Say how many lines in the records hold the word "nullptr", and give nothing but that number.
*** Begin section ***
## Add fixed-geometry scan kernel specialization with vectorized LDS offset table

Adds a FIXED template variant of the scan kernel for one case: one-pass, 16-byte staging, five pieces, subk 6, unpadded rows and no row-length, device-count or batch inputs. In that variant the chunk size and loop count are compile-time constants, the two-chunk loop is unrolled, and per-lane load and store offsets come from a precomputed LDS table read with vector loads. It also puts the tile base and first tile in scalar registers and makes the pair metadata wave-uniform. The aim is to cut per-pair address arithmetic and scalar/vector overhead in the hot loop, at the cost of another kernel instantiation and more code-path complexity.

```diff
diff --git a/metakssd_amd/csrc/mk_engine.hip b/metakssd_amd/csrc/mk_engine.hip
--- a/metakssd_amd/csrc/mk_engine.hip
+++ b/metakssd_amd/csrc/mk_engine.hip
@@ -877,9 +877,9 @@
   return MK_OK;
 }
 
-template <int K, int SK, bool V, int T, int NP, bool OP>
+template <int K, int SK, bool V, int T, int NP, bool OP, bool FX = false>
 static hipError_t mk_launch_scan_t(mk_engine *e, const mk_scan_args &a, dim3 grid, size_t lds, hipStream_t s) {
-  const void *fn = (const void *)mk_scan_kernel<K, SK, V, T, NP, OP>;
+  const void *fn = (const void *)mk_scan_kernel<K, SK, V, T, NP, OP, FX>;
   size_t *granted = nullptr;
   for (auto &g : e->lds_granted) if (g.first == fn) granted = &g.second;
   if (!granted) { e->lds_granted.emplace_back(fn, 0); granted = &e->lds_granted.back().second; }
@@ -888,14 +888,17 @@
     if (r != hipSuccess) return r;
     *granted = lds;
   }
-  hipLaunchKernelGGL((mk_scan_kernel<K, SK, V, T, NP, OP>), grid, dim3(T), lds, s, a);
+  hipLaunchKernelGGL((mk_scan_kernel<K, SK, V, T, NP, OP, FX>), grid, dim3(T), lds, s, a);
   return hipGetLastError();
 }
 template <int K, int SK, bool V>
-static hipError_t mk_launch_scan_k(mk_engine *e, int threads, bool onepass, const mk_scan_args &a, dim3 grid, size_t lds, hipStream_t s) {
+static hipError_t mk_launch_scan_k(mk_engine *e, int threads, bool onepass, bool fixed, const mk_scan_args &a, dim3 grid, size_t lds, hipStream_t s) {
   constexpr int NPBIG = V ? MK_MAX_PIECES : MK_MAX_CB / 4;
   constexpr int NPSMALL = V ? 5 : 20;
   const bool small = a.ppr <= (uint32_t)NPSMALL;
+  if constexpr (V && K != 0 && SK == 6) {
+    if (fixed && onepass && threads == 1024 && a.ppr == (uint32_t)NPSMALL) return mk_launch_scan_t<K, SK, V, 1024, NPSMALL, true, true>(e, a, grid, lds, s);
+  }
   if constexpr (V) {
     if (onepass && small)
       return threads >= 1024 ? mk_launch_scan_t<K, SK, V, 1024, NPSMALL, true>(e, a, grid, lds, s)
@@ -948,12 +951,14 @@
   a.batch = e->cur_batch;
   if (a.batch) a.tab.fr = nullptr;
   const bool onepass = e->tune_onepass && vec && a.ncb == 2 && stride == 2u * a.CB && a.ppr <= 5u;
+  const bool fixed = onepass && tuned_k && e->P.subk == 6 && !packed && a.ppr == 5u && pitch == stride && rowlen == 0u && !nreads_dev && !a.batch;
   int threads = e->tune_threads;
   size_t lds = 0;
   const size_t fwords = tuned_k && e->P.subk == 6 && !packed ? (size_t)MK_ZF_WORDS : (size_t)a.bm_words;
   for (;; threads -= 256) {
     lds = ((size_t)a.mt_words + fwords + (size_t)(threads / 64) * a.wave_lds_dwords) * 4u;
-    if (vec) lds += 2u * (a.ppr <= 5u ? 5u : (uint32_t)MK_MAX_PIECES) * 64u * 4u;
+    if (vec) lds += fixed ? 3u * 64u * 16u
+                          : 2u * (a.ppr <= 5u ? 5u : (uint32_t)MK_MAX_PIECES) * 64u * 4u;
     if (packed) { threads = 1024; lds = ((size_t)a.mt_words + (size_t)a.bm_words) * 4u; }
     if (lds <= 160u * 1024u || threads <= 512) break;
   }
@@ -1013,11 +1018,11 @@
     }
   } else
   switch (tuned_k * 10 + (tuned_k ? e->P.subk : 0)) {
-    case 116: r = vec ? mk_launch_scan_k<11, 6, true>(e, threads, onepass, a, grid, lds, ss) : mk_launch_scan_k<11, 6, false>(e, threads, false, a, grid, lds, ss); break;
-    case 106: r = vec ? mk_launch_scan_k<10, 6, true>(e, threads, onepass, a, grid, lds, ss) : mk_launch_scan_k<10, 6, false>(e, threads, false, a, grid, lds, ss); break;
-    case 96: r = vec ? mk_launch_scan_k<9, 6, true>(e, threads, onepass, a, grid, lds, ss) : mk_launch_scan_k<9, 6, false>(e, threads, false, a, grid, lds, ss); break;
-    case 115: r = vec ? mk_launch_scan_k<11, 5, true>(e, threads, onepass, a, grid, lds, ss) : mk_launch_scan_k<11, 5, false>(e, threads, false, a, grid, lds, ss); break;
-    default: r = vec ? mk_launch_scan_k<0, 0, true>(e, threads, onepass, a, grid, lds, ss) : mk_launch_scan_k<0, 0, false>(e, threads, false, a, grid, lds, ss); break;
+    case 116: r = vec ? mk_launch_scan_k<11, 6, true>(e, threads, onepass, fixed, a, grid, lds, ss) : mk_launch_scan_k<11, 6, false>(e, threads, false, false, a, grid, lds, ss); break;
+    case 106: r = vec ? mk_launch_scan_k<10, 6, true>(e, threads, onepass, fixed, a, grid, lds, ss) : mk_launch_scan_k<10, 6, false>(e, threads, false, false, a, grid, lds, ss); break;
+    case 96: r = vec ? mk_launch_scan_k<9, 6, true>(e, threads, onepass, fixed, a, grid, lds, ss) : mk_launch_scan_k<9, 6, false>(e, threads, false, false, a, grid, lds, ss); break;
+    case 115: r = vec ? mk_launch_scan_k<11, 5, true>(e, threads, onepass, fixed, a, grid, lds, ss) : mk_launch_scan_k<11, 5, false>(e, threads, false, false, a, grid, lds, ss); break;
+    default: r = vec ? mk_launch_scan_k<0, 0, true>(e, threads, onepass, fixed, a, grid, lds, ss) : mk_launch_scan_k<0, 0, false>(e, threads, false, false, a, grid, lds, ss); break;
   }
   if (r != hipSuccess) return mk_fail(e, MK_ERR_HIP, "scan launch: %s", hipGetErrorString(r));
   if (e->profiling) {
diff --git a/metakssd_amd/csrc/mk_kernels.hip.h b/metakssd_amd/csrc/mk_kernels.hip.h
--- a/metakssd_amd/csrc/mk_kernels.hip.h
+++ b/metakssd_amd/csrc/mk_kernels.hip.h
@@ -470,9 +470,10 @@
   __syncthreads();
 }
 
-template <int K, int SUBK, bool VEC16, int THREADS, int NPIECES, bool ONEPASS>
+template <int K, int SUBK, bool VEC16, int THREADS, int NPIECES, bool ONEPASS, bool FIXED = false>
 __global__ void __launch_bounds__(THREADS) mk_scan_kernel(const mk_scan_args a) {
   static_assert(K == 0 || SUBK == 6 || (SUBK == 5 && K == 11), "tuned instantiations: k 9..11 with subk 6, k 11 with subk 5");
+  static_assert(!FIXED || (VEC16 && ONEPASS && K != 0), "fixed geometry: 16-byte one-pass staging of a tuned kernel");
   extern __shared__ __align__(16) uint32_t lds[];
   constexpr uint32_t WAVES = THREADS / 64;
   const uint32_t lane = threadIdx.x & 63u, wave = threadIdx.x >> 6;
@@ -481,7 +482,17 @@
   uint32_t *tile = lds + a.mt_words + fwords + wave * a.wave_lds_dwords;
 
   if constexpr (VEC16) {
-    if (wave == 0) {
+    if (FIXED && wave == 0) {
+      static_assert(!FIXED || NPIECES == 5, "table layout: four offsets in one 16-byte read and a fifth");
+      uint32_t *t = lds + a.mt_words + fwords + WAVES * a.wave_lds_dwords;
+#pragma unroll
+      for (int i = 0; i < NPIECES; i++) {
+        const uint32_t q = lane + 64u * i;
+        const uint32_t r = q / (uint32_t)NPIECES, c = q - r * (uint32_t)NPIECES;
+        t[i < 4 ? 4u * lane + i : 512u + 4u * lane] = (r * ((4u * NPIECES) | 1u) + c * 4u) * 4u;
+        t[i < 4 ? 256u + 4u * lane + i : 513u + 4u * lane] = r * (32u * NPIECES) + c * 16u;
+      }
+    } else if (wave == 0) {
       uint32_t *t = lds + a.mt_words + fwords + WAVES * a.wave_lds_dwords + lane;
 #pragma unroll
       for (int i = 0; i < NPIECES; i++) {
@@ -581,6 +592,48 @@
           tile[loff_of(i)] = regs[i];
         }
       }
+    }
+  };
+
+  constexpr uint32_t FCB = 16u * NP;
+  typedef __attribute__((address_space(3))) uint32_t *lds_u32;
+  typedef uint32_t u32x4 __attribute__((ext_vector_type(4)));
+  typedef uint32_t u32x2 __attribute__((ext_vector_type(2)));
+  typedef __attribute__((address_space(3))) const u32x4 *lds_cu4;
+  typedef __attribute__((address_space(3))) const u32x2 *lds_cu2;
+  const uint32_t ftab_b = FIXED ? (uint32_t)(uintptr_t)(mk_lds_cu32)(lds + a.mt_words + fwords + WAVES * a.wave_lds_dwords) : 0u;
+  const uint32_t tile_b = FIXED ? __builtin_amdgcn_readfirstlane((uint32_t)(uintptr_t)(mk_lds_cu32)tile) : 0u;
+  auto fixed_offsets = [&](const bool global_too, uint32_t (&lo)[NP], uint32_t (&go)[NP]) {
+    const u32x4 l = *(lds_cu4)(uintptr_t)(ftab_b + 16u * lane);
+    const u32x2 t = *(lds_cu2)(uintptr_t)(ftab_b + 2048u + 16u * lane);
+    lo[0] = l.x; lo[1] = l.y; lo[2] = l.z; lo[3] = l.w; lo[NP - 1] = t.x;
+    if (global_too) {
+      const u32x4 g = *(lds_cu4)(uintptr_t)(ftab_b + 1024u + 16u * lane);
+      go[0] = g.x; go[1] = g.y; go[2] = g.z; go[3] = g.w; go[NP - 1] = t.y;
+    }
+  };
+  auto fixed_commit = [&](const auto &src, const uint32_t (&lo)[NP]) {
+#pragma unroll
+    for (int i = 0; i < NP; i++) {
+      const lds_u32 p = (lds_u32)(uintptr_t)(tile_b + lo[i]);
+      p[0] = src[i].x; p[1] = src[i].y; p[2] = src[i].z; p[3] = src[i].w;
+    }
+  };
+  auto fixed_issue = [&](const uint32_t tile_id, const uint32_t (&go)[NP]) {
+    const uint32_t row0 = tile_id << 6;
+    const uint8_t *base = a.rows + (uint64_t)row0 * (2u * FCB);
+    const uint32_t nrows = (uint32_t)a.nreads;
+    if (row0 + 64u <= nrows) {
+#pragma unroll
+      for (int i = 0; i < NP; i++) { regs[i] = *(const piece_t *)(base + go[i]); regs2[i] = *(const piece_t *)(base + FCB + go[i]); }
+    } else {
+      const uint32_t last = (nrows - row0 - 1u) * (2u * FCB) + (FCB - 16u);
+#pragma unroll
+      for (int i = 0; i < NP; i++) {
+        const uint32_t g = min(go[i], last);
+        regs[i] = *(const piece_t *)(base + g); regs2[i] = *(const piece_t *)(base + FCB + g);
+      }
+      asm volatile("" ::: "memory");
     }
   };
 
@@ -696,19 +749,37 @@
     resolve4(q, pos0);
   };
 
-  uint32_t nt_tile = wave_global;
+  constexpr int CB_UNROLL = FIXED ? 2 : 1;
+  const uint32_t tile_first = FIXED ? __builtin_amdgcn_readfirstlane(wave_global) : wave_global;
+  uint32_t nt_tile = tile_first;
   uint32_t nt_cb = 0;
-  issue_loads(nt_tile, nt_cb);
-  for (uint32_t tile_id = wave_global; tile_id < ntiles; tile_id += nwaves) {
+  if constexpr (FIXED) {
+    uint32_t lo[NP], go[NP];
+    fixed_offsets(true, lo, go);
+    fixed_issue(nt_tile, go);
+  } else {
+    issue_loads(nt_tile, nt_cb);
+  }
+  for (uint32_t tile_id = tile_first; tile_id < ntiles; tile_id += nwaves) {
     const uint32_t row0 = tile_id << 6;
     km.reset(); run = 0; hh = 0;
     done = row0 + lane >= nreads;
     ord_row = (a.first_ord + row0 + lane) << 12;
-    for (uint32_t cb = 0; cb < a.ncb; cb++) {
+#pragma unroll CB_UNROLL
+    for (uint32_t cb = 0; cb < (FIXED ? 2u : a.ncb); cb++) {
       mk_wave_lds_fence();
+      if constexpr (FIXED) {
+        uint32_t lo[NP], go[NP];
+        fixed_offsets(false, lo, go);
+        if (cb == 0u) fixed_commit(regs, lo);
+        else fixed_commit(regs2, lo);
+        mk_wave_lds_fence();
+        if (cb == 1u) { nt_tile += nwaves; if (nt_tile < ntiles) { fixed_offsets(true, lo, go); fixed_issue(nt_tile, go); } }
+      } else {
       commit(cb);
       mk_wave_lds_fence();
-      if (a.rowlen) {
+      }
+      if (!FIXED && a.rowlen) {
         const uint32_t c0b = cb * a.CB;
         if (a.rowlen >= c0b && a.rowlen < c0b + a.CB) {
           uint32_t *q = tile + lane * a.rowdw + ((a.rowlen - c0b) >> 2);
@@ -717,7 +788,8 @@
         }
         mk_wave_lds_fence();
       }
-      if constexpr (ONEPASS) {
+      if constexpr (FIXED) {
+      } else if constexpr (ONEPASS) {
         if (cb == 1u) { nt_tile += nwaves; if (nt_tile < ntiles) issue_loads(nt_tile, 0u); }
       } else {
         if (++nt_cb == a.ncb) { nt_cb = 0; nt_tile += nwaves; }
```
*** End section ***
# Output for this task
2